* _To do_
Restate word for word the lines of the data below, from the first through the one that has "#undef GAM_RED".

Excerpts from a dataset

@@ -301,6 +317,7 @@
   switch (act) {
     case GAM_ACT_SILU: GAM_RED(GAM_ACT_SILU); break;
     case GAM_ACT_RELU: GAM_RED(GAM_ACT_RELU); break;
+    case GAM_ACT_GLU: GAM_RED(GAM_ACT_GLU); break;
     default: GAM_RED(GAM_ACT_NONE); break;
   }
 #undef GAM_RED
diff --git a/gigaam_amd/csrc/gam_gemm_sp.h b/gigaam_amd/csrc/gam_gemm_sp.h
--- a/gigaam_amd/csrc/gam_gemm_sp.h
+++ b/gigaam_amd/csrc/gam_gemm_sp.h
@@ -341,7 +341,14 @@
           v[hf] = t;
         }
         if (g.c_guard) { gam_range_note(g.range_flag, v[0].x, v[0].y, v[0].z, v[0].w); gam_range_note(g.range_flag, v[1].x, v[1].y, v[1].z, v[1].w); }
-        if (g.c_split == 2) {
+        if (ACT == GAM_ACT_GLU) {
+          f32x4 o;
+          o.x = v[0].x * gam_sigmoid(v[1].x);
+          o.y = v[0].y * gam_sigmoid(v[1].y);
+          o.z = v[0].z * gam_sigmoid(v[1].z);
+          o.w = v[0].w * gam_sigmoid(v[1].w);
+          *reinterpret_cast<f32x4*>(g.C + orow * g.ldc + (ecol >> 1)) = o;
+        } else if (g.c_split == 2) {
           _Float16* cp = reinterpret_cast<_Float16*>(g.C) + orow * g.ldc + ecol;
           const gam_half4 h0 = __builtin_convertvector(v[0], gam_half4), h1 = __builtin_convertvector(v[1], gam_half4);
           if (both) *reinterpret_cast<gam_half8*>(cp) = (gam_half8){h0[0], h0[1], h0[2], h0[3], h1[0], h1[1], h1[2], h1[3]};
@@ -471,6 +478,7 @@
   if (a.K <= 0 || a.K % 32 != 0 || a.Asp == nullptr || a.Wsp == nullptr) return hipErrorInvalidValue;
   if (a.a_mode == 0 ? (a.lda % 32 != 0) : (a.conv_c % 32 != 0)) return hipErrorInvalidValue;
   if (!gam_gemm_sp_epilogue_ok(a)) return hipErrorInvalidValue;
+  if (act == GAM_ACT_GLU && !gam_glu_ok(a)) return hipErrorInvalidValue;
   int mt = a.sp_mt, nw = a.sp_nw, ns = a.sp_ns;
   if (mt < 2 || mt > 4 || (nw != 2 && nw != 4) || (nw == 2 && mt == 4)) {
     const GamSpPlan p = gam_gemm_sp_plan(a.M, a.N, a.K, a.a_mode);
@@ -523,6 +531,7 @@
   switch (act) {
     case GAM_ACT_SILU: GAM_LSP(GAM_ACT_SILU); break;
     case GAM_ACT_RELU: GAM_LSP(GAM_ACT_RELU); break;
+    case GAM_ACT_GLU: GAM_LSP(GAM_ACT_GLU); break;
     default: GAM_LSP(GAM_ACT_NONE); break;
   }
 #undef GAM_LSP
@@ -582,6 +591,14 @@
   }
 }
 
+__global__ __launch_bounds__(256) void gam_glu_rows_kernel(const float* __restrict__ x, float* __restrict__ y, int d, int K) {
+  const size_t total = (size_t)2 * d * K, stride = (size_t)gridDim.x * 256;
+  for (size_t i = (size_t)blockIdx.x * 256 + threadIdx.x; i < total; i += stride) {
+    const int j = (int)(i / (size_t)K), k = (int)(i % (size_t)K);
+    y[i] = x[(size_t)gam_glu_col(j, d) * K + k];
+  }
+}
+
 __global__ __launch_bounds__(256) void gam_rowscale_kernel(const float* __restrict__ x, float* __restrict__ rs, int rows,
                                                            int K, long lda) {
   const int row = blockIdx.x * 4 + (threadIdx.x >> 6), lane = threadIdx.x & 63;
diff --git a/gigaam_amd/engine.py b/gigaam_amd/engine.py
--- a/gigaam_amd/engine.py
+++ b/gigaam_amd/engine.py
@@ -1278,18 +1278,31 @@
         return out
 
     def op_gemm(self, a: Tensor, w: Tensor, bias: Optional[Tensor] = None, act: int = 0, resid: Optional[Tensor] = None,
-                alpha: float = 1.0) -> Tensor:
+                alpha: float = 1.0, c_split: int = 0) -> Tensor:
         a = self._dev(a, torch.float32)
         w = self._dev(w, torch.float32)
         bias = None if bias is None else self._dev(bias, torch.float32)
         resid = None if resid is None else self._dev(resid, torch.float32)
         m, k = a.shape
         n = w.shape[0]
-        out = torch.empty((m, n), dtype=torch.float32, device=self.device)
-        with torch.cuda.device(self.device):
-            rc = self.lib.gam_op_gemm_ex(self._h, _ptr(a), _ptr(w), _ptr(bias), _ptr(resid), alpha, _ptr(out), m, n, k, act,
-                                         self._stream())
-        self._check(rc, "gam_op_gemm_ex")
+        out = torch.empty((m, n // 2 if act == 3 and not c_split else n), dtype=torch.float32, device=self.device)
+        with torch.cuda.device(self.device):
+            if c_split:
+                rc = self.lib.gam_op_gemm_fmt(self._h, _ptr(a), _ptr(w), _ptr(bias), _ptr(resid), alpha, _ptr(out), m, n, k, act, c_split,
+                                              self._stream())
+            else:
+                rc = self.lib.gam_op_gemm_ex(self._h, _ptr(a), _ptr(w), _ptr(bias), _ptr(resid), alpha, _ptr(out), m, n, k, act,
+                                             self._stream())
+        self._check(rc, "gam_op_gemm_fmt" if c_split else "gam_op_gemm_ex")
+        return out
+
+    def op_glu(self, u: Tensor) -> Tensor:
+        u = self._dev(u, torch.float32).contiguous()
+        rows, d2 = u.shape
+        out = torch.empty((rows, d2 // 2), dtype=torch.float32, device=self.device)
+        with torch.cuda.device(self.device):
+            rc = self.lib.gam_op_glu(self._h, _ptr(u), _ptr(out), rows, d2 // 2, self._stream())
+        self._check(rc, "gam_op_glu")
         return out
 
     def op_attention(self, q: Tensor, k: Tensor, v: Tensor, lens: Optional[Tensor] = None) -> Tensor:
@@ -1343,15 +1356,21 @@
             rc = self.lib.gam_op_layernorm(self._h, C.byref(op), self._stream())
         self._check(rc, "gam_op_layernorm")
 
+    def op_convmod_gated(self, u: Tensor, z: Tensor, dw_w: Tensor, dw_b: Tensor, n_scale: Tensor, n_shift: Tensor, lens: Tensor, B: int,
+                         Ta: int, Tv: int, d: int, ks: int, layer_norm: bool, z_split: int = 0, cu: Optional[Tensor] = None) -> None:
+        self.op_convmod(u, z, dw_w, dw_b, n_scale, n_shift, lens, B, Ta, Tv, d, ks, layer_norm, z_split, cu, _gated=True)
+
     def op_convmod(self, u: Tensor, z: Tensor, dw_w: Tensor, dw_b: Tensor, n_scale: Tensor, n_shift: Tensor, lens: Tensor, B: int,
-                   Ta: int, Tv: int, d: int, ks: int, layer_norm: bool, z_split: int = 0, cu: Optional[Tensor] = None) -> None:
-        what = "op_convmod"
+                   Ta: int, Tv: int, d: int, ks: int, layer_norm: bool, z_split: int = 0, cu: Optional[Tensor] = None,
+                   _gated: bool = False) -> None:
+        what = "op_convmod_gated" if _gated else "op_convmod"
         ptrs = [self._op_ptr(what, n, t) for n, t in (("u", u), ("z", z), ("dw_w", dw_w), ("dw_b", dw_b), ("n_scale", n_scale),
                                                       ("n_shift", n_shift))]
         ptrs += [self._op_ptr(what, "lens", lens, torch.int32), self._op_ptr(what, "cu", cu, torch.int32)]
         with torch.cuda.device(self.device):
-            rc = self.lib.gam_op_convmod(self._h, *ptrs, B, Ta, Tv, d, ks, int(bool(layer_norm)), z_split, self._stream())
-        self._check(rc, "gam_op_convmod")
+            fn = self.lib.gam_op_convmod_gated if _gated else self.lib.gam_op_convmod
+            rc = fn(self._h, *ptrs, B, Ta, Tv, d, ks, int(bool(layer_norm)), z_split, self._stream())
+        self._check(rc, "gam_" + what)
 
     def profile_enable(self, on=True) -> None:
         self._check(self.lib.gam_profile_enable(self._h, int(on)), "gam_profile_enable")
diff --git a/include/gigaam_hip.h b/include/gigaam_hip.h
--- a/include/gigaam_hip.h
+++ b/include/gigaam_hip.h
@@ -176,6 +176,11 @@
                 int M, int N, int K, int act, void* stream);
 int gam_op_gemm_ex(gam_handle* h, const float* A, const float* W, const float* bias, const float* R, float alpha,
                    float* C, int M, int N, int K, int act, void* stream);
+int gam_op_gemm_fmt(gam_handle* h, const float* A, const float* W, const float* bias, const float* R, float alpha,
+                    float* C, int M, int N, int K, int act, int c_split, void* stream);
+int gam_op_glu(gam_handle* h, const float* u, float* y, int64_t rows, int d, void* stream);
+int gam_glu_column(int j, int d);
+int gam_glu_interleave(const float* w, const float* b, int d, int K, float* w_out, float* b_out);
 
 int gam_op_attention(gam_handle* h, const float* q, const float* k, const float* v, float* ctx,
                      const int32_t* lens, int B, int T, int H, void* stream);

* _Output below_
@@ -301,6 +317,7 @@
   switch (act) {
     case GAM_ACT_SILU: GAM_RED(GAM_ACT_SILU); break;
     case GAM_ACT_RELU: GAM_RED(GAM_ACT_RELU); break;
+    case GAM_ACT_GLU: GAM_RED(GAM_ACT_GLU); break;
     default: GAM_RED(GAM_ACT_NONE); break;
   }
 #undef GAM_RED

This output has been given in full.